Мы не будем подробно останавливаться на сенсорном типе, заметив только, что он — чистый эмпирик и знание для него, скорее, опыт ощущений. Критерий истины — ощущение, ненаглядные понятия им практически не усваиваются. Знание — смесь интуитивных истин, ощущений и мифов. Любое учение, созданное по позитивистским канонам, такому типу чуждо.

Что же касается эмоционального типа,

 

115

 

то он характеризуется преобладанием правополушарной деятельности, но при рациональной установке сознания. Этот тип схож с интуитивным в том, что воспринимает знание, организованное не логически, но ситуативно, для него важна прагматическая ценность знания. Ученых эмоционального и мыслительного типов сближает установка на рациональное объяснение всего на свете, убежденность во всесилии разума. Основной критерий истины для эмоционального типа — практика и эксперимент как частный случай практики. Но вообще говоря, этот тип видит в эксперименте не формальную процедуру, но деятельность экспериментатора.

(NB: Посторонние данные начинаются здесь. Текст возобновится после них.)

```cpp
extern __shared__ __attribute__((aligned(16))) uint4 d2d_dyn_lds[];
constexpr int K1_KN_BYTES = D2D_MAX_WPS * 64 * 8;
template <bool LDS, bool LTAB, bool GRP, bool S3, class SC>
__device__ __forceinline__ void k1_body(const StepArgs& a, const SC* scns, const BtHot* hots, int s0, K1Shared& sh,
                                        int wg, int role, int qt) {
    const int wave = role;
    const int lane = threadIdx.x & 63;
    const bool gvalid = wg >= 0;
    const int e0 = gvalid ? wg * EPB : 0;
    const int i = e0 + lane;
    const int ie = (GRP && gvalid) ? a.lane_env[i] : i;
    const bool valid = gvalid && (GRP ? ie >= 0 : i < a.n);
    const int n = a.ns;
    const bool auto_reset = a.cfg.auto_reset != 0;
    STAMP(0);
    if (wg == 0 && qt == 0 && a.fill_ctl)
        __hip_atomic_store(&a.fill_ctl[0], __hip_atomic_load(&a.fill_ctl[1], __ATOMIC_RELAXED, __HIP_MEMORY_SCOPE_AGENT),
                           __ATOMIC_RELAXED, __HIP_MEMORY_SCOPE_AGENT);
    if (wg == 0 && qt == 0 && a.clock)
        __hip_atomic_fetch_add(a.clock, (int64_t)1, __ATOMIC_RELAXED, __HIP_MEMORY_SCOPE_AGENT);
    if (wave == 0) sh.scn[lane] = (valid && a.env_scn && a.n_scn > 1) ? a.env_scn[ie] : s0;
    if (S3 && wave == 0) sh.pflags[lane] = 0x7fffffffu;
    Body PF{};
    if (valid && wave != 0) PF = load_frame(a, i);
    if (qt == 0) {
        sh.f_done = 0u;
        sh.f_ca = 0u;
        sh.f_gs = 0u;
        sh.f_rp = 0u;
        sh.f_ver = 0u;
        sh.f_ver1 = 0u;
        sh.f_acc = 0u;
        sh.n_tile = 0u;
    }
    __syncthreads();
    STAMP(1);
    const SC& S = scns[sh.scn[lane]];
    float* const trow = a.tobs ? a.tobs + (size_t)ie * D2D_OBS_DIM : nullptr;
    float* const orow = &sh.u.p.obs[lane * D2D_OBS_DIM];

    Body F0{};
    double path_err = 0.0, tot_rew = 0.0;
    int t = 0, cause = 0;
    uint32_t flags = 0;
    RewardVel RV{};
    double dclose = 0.0, rew_sum = 0.0, rew_pp = 0.0, pdist = 0.0;
    uint32_t plal = 0;
    bool done = false;
    if (wave == 0) {
        __builtin_amdgcn_s_setprio(PRIO_W0);
        double ov[19];
        Body B[3];
        double j[12], cs[3], sn[3], fx = 0.0, fy = 0.0, tq = 0.0;
        if (valid) {
#pragma unroll
            for (int b = 0; b < 3; ++b) {
                B[b].px = fld(a.st, 6 * b + 0, n, i);
                B[b].py = fld(a.st, 6 * b + 1, n, i);
                B[b].a = fld(a.st, 6 * b + 2, n, i);
                B[b].vx = fld(a.st, 6 * b + 3, n, i);
                B[b].vy = fld(a.st, 6 * b + 4, n, i);
                B[b].w = fld(a.st, 6 * b + 5, n, i);
            }
#pragma unroll
            for (int k = 0; k < 12; ++k) j[k] = fld(a.st, D2D_S_J + k, n, i);
            t = fld(a.ist, D2D_I_T, n, i);
            flags = (uint32_t)fld(a.ist, D2D_I_FLAGS, n, i);
            const float2 act = reinterpret_cast<const float2*>(a.act)[ie];
            const float fs = (float)a.cfg.force_scale;
            const float lf = __fmul_rn(__fadd_rn(act.x / 2.0f, 0.5f), fs);
            const float rf = __fmul_rn(__fadd_rn(act.y / 2.0f, 0.5f), fs);
            if (phys_positions(S, B, (double)lf, (double)rf, cs, sn, fx, fy, tq)) flags |= D2D_FLAG_COLLIDED;
            t += 1;
            cause = end_cause(a.cfg, S, B[0], (flags & D2D_FLAG_COLLIDED) != 0, t);
            done = cause != 0;
            const int32_t ep = fld(a.ist, D2D_I_EPISODE, n, i);
            const bool cv = done && auto_reset && a.rc_tag[rc_entry(a, i, (uint32_t)ep)] == ep;
            sh.ep[lane] = (uint32_t)ep;
            sh.cause[lane] = (uint8_t)cause;
            sh.sina[lane] = sn[0];
            sh.cvalid[lane] = cv ? 1u : 0u;
            sh.w0t[lane] = (uint32_t)t;
            sh.w0fl[lane] = flags;
            if (!(done && auto_reset)) {
#pragma unroll
                for (int b = 0; b < 3; ++b) {
                    fld(a.st, 6 * b + 0, n, i) = B[b].px;
                    fld(a.st, 6 * b + 1, n, i) = B[b].py;
                    fld(a.st, 6 * b + 2, n, i) = B[b].a;
                }
            }
        }
        flag_raise(sh.f_done);
        if (valid) {
            const Arms A = make_arms(cs, sn);
            const double pos[6] = {B[0].px, B[0].py, B[1].px, B[1].py, B[2].px, B[2].py};
            double vel[9] = {B[0].vx, B[0].vy, B[0].w, B[1].vx, B[1].vy, B[1].w, B[2].vx, B[2].vy, B[2].w};
            phys_velocities<true>(A, pos, a.damping_dt, fx, fy, tq, vel, j, &sh.u.g.jb[0][lane], EPB,
                                  &sh.u.g.arms[0][lane]);
            asm volatile("" ::: "memory");
            const int ln = lane_fresh(), iw = e0 + ln;
            const uint32_t cw = sh.cause[ln];
            cause = (int)cw;
            done = cw != 0u;
            t = (int)sh.w0t[ln];
            flags = sh.w0fl[ln];
            if (!(done && auto_reset)) {
#pragma unroll
            for (int b = 0; b < 3; ++b) {
                fld(a.st, 6 * b + 3, n, iw) = vel[3 * b + 0];
                fld(a.st, 6 * b + 4, n, iw) = vel[3 * b + 1];
                fld(a.st, 6 * b + 5, n, iw) = vel[3 * b + 2];
            }
#pragma unroll
            for (int k = 0; k < 12; ++k) fld(a.st, D2D_S_J + k, n, iw) = j[k];
            }
            F0 = Body{0.0, 0.0, B[0].a, vel[0], vel[1], vel[2]};
        }
        flag_raise(sh.f_gs);
        STAMP(4);
        const int ln = lane_fresh(), iw = e0 + ln, iew = GRP ? ie : iw;
        const bool vw = gvalid && (GRP ? iew >= 0 : iw < a.n);
        if (vw) {
            float* const orw = &sh.u.p.obs[ln * D2D_OBS_DIM];
            float* const trw = a.tobs ? a.tobs + (size_t)iew * D2D_OBS_DIM : nullptr;
            sensor_vel(F0, sh.sina[ln], cs[0], ov);
            if (!(done && auto_reset)) {
                orw[0] = (float)ov[0];
                orw[1] = (float)ov[1];
                orw[2] = (float)ov[2];
                orw[17] = (float)ov[17];
                orw[18] = (float)ov[18];
            }
            if (done && trw) {
                trw[0] = (float)ov[0];
                trw[1] = (float)ov[1];
                trw[2] = (float)ov[2];
                trw[17] = (float)ov[17];
                trw[18] = (float)ov[18];
            }
        }
        tile_arrive(sh.n_tile);
        flag_wait(sh.f_ca);
        STAMP(5);
        if (vw) {
            CAStatic C;
            C.d = sh.cas[0][ln];
            C.os = sh.cas[1][ln];
            C.oc = sh.cas[2][ln];
            C.lpa = sh.cas[3][ln];
            C.lca = sh.cas[4][ln];
            C.rr = sh.cas[5][ln];
            RV = reward_vel(a.cfg, ov, C);
            dclose = C.d;
        }
        if (!S3) {
            flag_wait(sh.f_acc);
            const int lp = lane_fresh();
            path_err = sh.pe[0][lp];
            tot_rew = sh.pe[1][lp];
        }
        flag_wait(sh.f_rp);
        if (vw) {
            RewardPos RP{};
            RP.aa = sh.u.p.post[4][ln];
            RP.coll = sh.u.p.post[5][ln];
            RP.reach = sh.u.p.post[6][ln];
            RewardPath RQ{};
            RQ.ls = sh.u.p.post[0][ln];
            RQ.lc = sh.u.p.post[1][ln];
            RQ.pa = sh.u.p.post[2][ln];
            if (!GRP) {
                pdist = sh.u.p.post[3][ln];
                plal = sh.pflags[ln];
            }
            const RewardSum Q = reward_sum(a.cfg, RP, RV, RQ);
            rew_sum = Q.reward;
            rew_pp = Q.pp;
        }
    } else if (wave == 1) {
        float row[19];
        bool need = false;
        if (S3) {
            __builtin_amdgcn_s_setprio(PRIO_W2);
            if (valid && a.brt) {
                const BrTab& T = a.brt[sh.scn[lane]];
                const BtHot* hot = LTAB ? hots + sh.scn[lane] : &T.hot;
                Body F = PF;
                advance_position(F);
                BtLane L = bt_start<LTAB>(T, hot, F.px, F.py);
                const int k0 = bt_third(T, 1), k1 = bt_third(T, 2);
                if (k0 < min(k1, L.len)) {
                    if (k0 >= 4) bt_window<LTAB>(hot, L, k0, F.px, F.py);
                else bt_window_snap<LTAB>(T, hot, L, k0, F.px, F.py);
                    bt_verify<LTAB>(hot, L, k0, k1, F.px, F.py);
                }
                atomicMin(&sh.pflags[lane], (uint32_t)L.dev);
            }
            flag_raise(sh.f_ver1);
        }
        __builtin_amdgcn_s_setprio(PRIO_W1);
        if (valid) {
            Body F = PF;
            advance_position(F);
            double so[19];
            sensor_pos(a.cfg, S, F.px, F.py, F.a, so);
            const CAStatic C = ca_static(a.cfg, S, so);
            sh.cas[0][lane] = C.d;
            sh.cas[1][lane] = C.os;
            sh.cas[2][lane] = C.oc;
            sh.cas[3][lane] = C.lpa;
            sh.cas[4][lane] = C.lca;
            sh.cas[5][lane] = C.rr;
#pragma unroll
            for (int k = 0; k < 19; ++k) row[k] = (float)so[k];
        }
        flag_raise(sh.f_ca);
        flag_wait(sh.f_done);
        if (valid) {
            done = sh.cause[lane] != 0u;
            need = done && auto_reset;
            if (done && trow) {
#pragma unroll
                for (int k = 3; k < 17; ++k) trow[k] = row[k];
            }
        }
        if (__ballot(need) != 0ull) {
            if (need) {
                if (sh.cvalid[lane] != 0u) {
                    const float* c = a.rc_obs + rc_entry(a, i, sh.ep[lane]) * D2D_OBS_DIM;
#pragma unroll
                    for (int k = 0; k < 19; ++k) row[k] = c[k];
                } else {
                    const uint32_t ep = sh.ep[lane];
                    const SC& SN = scns[next_scenario(a, ie, ep)];
                    double sp[7], so[19];
                    spawn_state(a, SN, ie, ep, sp);
                    sensor_obs(a.cfg, SN, Body{sp[0], sp[1], sp[2], 0.0, 0.0, 0.0}, so);
#pragma unroll
                    for (int k = 0; k < 19; ++k) row[k] = (float)so[k];
                }
            }
        }
        STAMP(4);
        flag_wait(sh.f_gs);
        STAMP(5);
        if (valid) {
            if (need) {
#pragma unroll
                for (int k = 0; k < 19; ++k) orow[k] = row[k];
            } else {
#pragma unroll
                for (int k = 3; k < 17; ++k) orow[k] = row[k];
            }
        }
        tile_arrive(sh.n_tile);
    } else if (wave == 2) {
        __builtin_amdgcn_s_setprio(PRIO_W2);
        double po[8];
        Body F{};
        if (valid) {
            F = PF;
            advance_position(F);
            uint32_t f = (uint32_t)fld(a.ist, D2D_I_FLAGS, n, i);
            const BrTab* T = brtab(a, sh.scn[lane]);
            if (T) {
                const BtHot* hot = LTAB ? hots + sh.scn[lane] : &T->hot;
                BtLane L = bt_start<LTAB>(*T, hot, F.px, F.py);
                bt_verify<LTAB>(hot, L, 1, !LDS ? BT_K : S3 ? bt_third(*T, 1) : bt_split(*T), F.px, F.py);
                flag_wait(sh.f_ver);
                if (S3) flag_wait(sh.f_ver1);
                L.dev = min(L.dev, (int)sh.pflags[lane]);
                int iu;
                const double u = bt_finish<LTAB>(S, *T, hot, L.kind, L.dev, F.px, F.py, iu);
                path_obs_u(a.cfg, S, F.px, F.py, F.a, u, f, po, iu);
            } else {
                path_obs<LTAB, SC::RM>(a.cfg, S, T, F.px, F.py, F.a, f, po, LTAB ? hots + sh.scn[lane] : nullptr,
                                       SC::RM ? reinterpret_cast<double*>(d2d_dyn_lds) : nullptr);
            }
            sh.pflags[lane] = f & D2D_FLAG_LA_LOCK;
        }
        STAMP(4);
        __builtin_amdgcn_s_setprio(PRIO_W2_POST);
        flag_wait(sh.f_done);
        flag_wait(sh.f_ca);
        RewardPos RP{};
        RewardPath RQ{};
        bool d = false;
        if (valid) {
            const int cause = (int)sh.cause[lane];
            d = cause != 0;
            CAStatic C;
            C.lpa = sh.cas[3][lane];
            RP = reward_pos(a.cfg, F, cause, sh.sina[lane]);
            RQ = reward_path(a.cfg, RP, C, po);
        }
        flag_wait(sh.f_gs);
        if (valid) {
            if (!(d && auto_reset)) {
#pragma unroll
                for (int k = 0; k < 8; ++k) orow[19 + k] = (float)po[k];
            }
            if (d && trow) {
#pragma unroll
                for (int k = 0; k < 8; ++k) trow[19 + k] = (float)po[k];
            }
        }
        if (valid) {
            sh.u.p.post[0][lane] = RQ.ls;
            sh.u.p.post[1][lane] = RQ.lc;
            sh.u.p.post[2][lane] = RQ.pa;
            sh.u.p.post[3][lane] = RQ.dist;
            sh.u.p.post[4][lane] = RP.aa;
            sh.u.p.post[5][lane] = RP.coll;
            sh.u.p.post[6][lane] = RP.reach;
        }
        flag_raise(sh.f_rp);
        tile_arrive(sh.n_tile);
        STAMP(5);
    } else {
        __builtin_amdgcn_s_setprio(PRIO_W2);
        double po[8];
        if (!LDS) {
            sh.pflags[lane] = 0x7fffffffu;
        } else if (valid && a.brt) {
            const BrTab& T = a.brt[sh.scn[lane]];
            const BtHot* hot = LTAB ? hots + sh.scn[lane] : &T.hot;
            Body F = PF;
            advance_position(F);
            BtLane L = bt_start<LTAB>(T, hot, F.px, F.py);
            const int k0 = S3 ? bt_third(T, 2) : bt_split(T);
            if (k0 < L.len) {
                if (k0 >= 4) bt_window<LTAB>(hot, L, k0, F.px, F.py);
                else bt_window_snap<LTAB>(T, hot, L, k0, F.px, F.py);
                bt_verify<LTAB>(hot, L, k0, BT_K, F.px, F.py);
            }
            if (S3) atomicMin(&sh.pflags[lane], (uint32_t)L.dev);
            else sh.pflags[lane] = (uint32_t)L.dev;
        }
        flag_raise(sh.f_ver);
        __builtin_amdgcn_s_setprio(PRIO_W3);
        if (valid) {
            sh.pe[0][lane] = fld(a.st, D2D_S_PATH_ERR, n, i);
            sh.pe[1][lane] = fld(a.st, D2D_S_TOT_REW, n, i);
        }
        flag_wait(sh.f_done);
        const bool cv = valid && sh.cvalid[lane] != 0u;
        if (valid) done = sh.cause[lane] != 0u;
        if (valid && done) {
#pragma unroll
            for (int k = 0; k < D2D_NSTATS; ++k) sh.acc[k][lane] = fld(a.acc, k, n, i);
        }
        flag_raise(sh.f_acc);
        if (valid && done && auto_reset) {
            const uint32_t ep = sh.ep[lane];
            const int nscn = next_scenario(a, ie, ep);
            const SC& SN = scns[nscn];
            double sp[7];
            spawn_state(a, SN, ie, ep, sp);
            uint32_t rfl = 0;
            if (cv) {
                const size_t ce = rc_entry(a, i, ep);
                const float* c = a.rc_obs + ce * D2D_OBS_DIM + 19;
#pragma unroll
                for (int k = 0; k < 8; ++k) po[k] = (double)c[k];
                rfl = (uint32_t)a.rc_rfl[ce];
            } else {
                path_obs(a.cfg, SN, brtab(a, nscn), sp[0], sp[1], sp[2], rfl, po);
            }
            const double th = sp[2];
            const double bodies[18] = {sp[0], sp[1], th, 0.0, 0.0, 0.0, sp[3], sp[4], th, 0.0, 0.0, 0.0,
                                       sp[5], sp[6], th, 0.0, 0.0, 0.0};
#pragma unroll
            for (int f = 0; f < 18; ++f) fld(a.st, f, n, i) = bodies[f];
#pragma unroll
            for (int k = 0; k < 12; ++k) fld(a.st, D2D_S_J + k, n, i) = 0.0;
            fld(a.st, D2D_S_PATH_ERR, n, i) = 0.0;
            fld(a.st, D2D_S_TOT_REW, n, i) = 0.0;
            fld(a.ist, D2D_I_T, n, i) = 0;
            fld(a.ist, D2D_I_FLAGS, n, i) = (int32_t)rfl;
            fld(a.ist, D2D_I_EPISODE, n, i) = (int32_t)(ep + 1u);
            if (a.cfg.scn_pool && a.env_scn) a.env_scn[ie] = nscn;
        }
        if (!LDS && a.fq) {
            const bool need = valid && done && auto_reset;
            const uint64_t m = __ballot(need);
            if (m != 0ull) {
                const int first = __ffsll((unsigned long long)m) - 1;
                uint32_t base = 0;
                if (lane == first) base = atomicAdd(&a.fqc[FR_HEAD], (uint32_t)__popcll(m));
                base = __shfl(base, first);
                const uint32_t pos = base + (uint32_t)__popcll(m & ((1ull << lane) - 1ull));
                if (need) a.fq[pos & a.fq_mask] = fresh_slot(ie, sh.ep[lane] + 1u);
            }
        }
        STAMP(4);
        flag_wait(sh.f_gs);
        STAMP(5);
        if (valid && done && auto_reset) {
#pragma unroll
            for (int k = 0; k < 8; ++k) orow[19 + k] = (float)po[k];
        }
        tile_arrive(sh.n_tile);
    }
    STAMP(2);

    if (wave != 0) {
        tile_wait(sh.n_tile, 4u);
        STAMP(3);
        constexpr int TT = K1_THREADS - 64;
        const int tq = qt - 64;
        if (GRP) {
            for (int k = tq; gvalid && k < EPB * D2D_OBS_DIM; k += TT) {
                const int r = k / D2D_OBS_DIM;
                const int e = a.lane_env[e0 + r];
                if (e >= 0) a.obs[(size_t)e * D2D_OBS_DIM + (k - r * D2D_OBS_DIM)] = sh.u.p.obs[k];
            }
        } else {
            const int rows = gvalid ? max(0, min(EPB, a.n - e0)) : 0;
            const int words = rows * D2D_OBS_DIM;
            float* dst = a.obs + (size_t)e0 * D2D_OBS_DIM;
            int k0 = 0;
            if (rows == EPB && ((uintptr_t)a.obs & 15u) == 0) {
                float4* d4 = reinterpret_cast<float4*>(dst);
                const float4* s4 = reinterpret_cast<const float4*>(sh.u.p.obs);
                for (int k = tq; k < words / 4; k += TT) d4[k] = s4[k];
                k0 = words;
            }
            for (int k = k0 + tq; k < words; k += TT) dst[k] = sh.u.p.obs[k];
        }
    } else {
        if (S3) flag_wait(sh.f_acc);
        STAMP(3);
    }
    const int lne = lane_fresh(), ile = e0 + lne, iee = GRP ? ie : ile;
    const bool vle = gvalid && (GRP ? iee >= 0 : ile < a.n);
    if (wave == 0 && vle) {
        const int lane = lne, i = ile, ie = iee;
        if (S3) {
            path_err = sh.pe[0][lane];
            tot_rew = sh.pe[1][lane];
        }
        flags = (flags & ~D2D_FLAG_LA_LOCK) | (GRP ? sh.pflags[lane] : plal);
        const double reward = rew_sum;
        path_err += GRP ? sh.u.p.post[3][lane] : pdist;
        const double ape_g = GRP ? path_err / (double)t : 0.0;
        tot_rew += reward;
        bool trunc = false, term = done;
        if (a.cfg.timeup_truncates && done && cause == D2D_END_TIMEUP) {
            trunc = true;
            term = false;
        }
        const int io = ie;
        a.rew[io] = (float)reward;
        a.term[io] = (uint8_t)term;
        a.trunc[io] = (uint8_t)trunc;
        if (a.info) {
            float* r = a.info + (size_t)ie * D2D_INFO_DIM;
            r[D2D_INFO_CA] = (float)RV.cal;
            r[D2D_INFO_PA] = (float)sh.u.p.post[2][lane];
            r[D2D_INFO_PP] = (float)rew_pp;
            r[D2D_INFO_COLL] = (float)sh.u.p.post[5][lane];
            r[D2D_INFO_REACH] = (float)sh.u.p.post[6][lane];
            r[D2D_INFO_AA] = (float)sh.u.p.post[4][lane];
            r[D2D_INFO_DCLOSE] = (float)dclose;
            r[D2D_INFO_STEPS] = (float)t;
            r[D2D_INFO_CAUSE] = (float)cause;
            r[D2D_INFO_APE] = done ? (float)(GRP ? ape_g : path_err / (double)t) : 0.0f;
            r[D2D_INFO_TOTREW] = done ? (float)tot_rew : 0.0f;
            r[D2D_INFO_REWARD] = (float)reward;
        }
        if (done) {
            double pacc[D2D_NSTATS];
#pragma unroll
            for (int k = 0; k < D2D_NSTATS; ++k) pacc[k] = sh.acc[k][lane];
            const double ape = GRP ? ape_g : path_err / (double)t;
            const bool c1 = cause & D2D_END_COLLISION, c2 = cause & D2D_END_REACH;
            const bool c4 = cause & D2D_END_TIMEUP, c5 = cause & D2D_END_AA;
            fld(a.acc, D2D_ST_RETURN, n, i) = pacc[D2D_ST_RETURN] + tot_rew;
            fld(a.acc, D2D_ST_EPISODES, n, i) = pacc[D2D_ST_EPISODES] + 1.0;
            fld(a.acc, D2D_ST_SUCCESS, n, i) = pacc[D2D_ST_SUCCESS] + (c2 ? 1.0 : 0.0);
            fld(a.acc, D2D_ST_FAIL, n, i) = pacc[D2D_ST_FAIL] + ((c1 || c4 || c5) ? 1.0 : 0.0);
            fld(a.acc, D2D_ST_COLLISION, n, i) = pacc[D2D_ST_COLLISION] + ((c1 && !c2 && !c4 && !c5) ? 1.0 : 0.0);
            fld(a.acc, D2D_ST_APE, n, i) = pacc[D2D_ST_APE] + ape;
// ... 373 lines not shown
```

Эмоциональный тип способен видеть логическую структуру теории, он вполне готов принять требование формальной строгости и непротиворечивости, но этот тип отнюдь не абсолютизирует метод познания. Для него метод определяется предметом исследования, а предметом может быть любое явление. Им движет бессознательное убеждение, что чем интереснее знание, тем оно социально ценнее, и наоборот. (Что, впрочем, в определенной мере соответствует действительности, так как «интересность» знания — осознание человеком его значимости для себя.) Поэтому представители этого типа чаще всего блестящие лекторы и талантливые популяризаторы, чего не скажешь о представителях мыслительного.

Мышление и познание у этого типа всегда поддержаны эмоциями, интуиция столь же ценна, как и логика, выводы он способен делать не только из однозначно толкуемых экспериментов, но и из анализа неоднозначных ситуаций. Какие-либо ограничения на способ изложения знания отсутствуют. Это может быть логическая теория, но можно изложить результат в форме мифа, который в символической форме отражает реальную практику.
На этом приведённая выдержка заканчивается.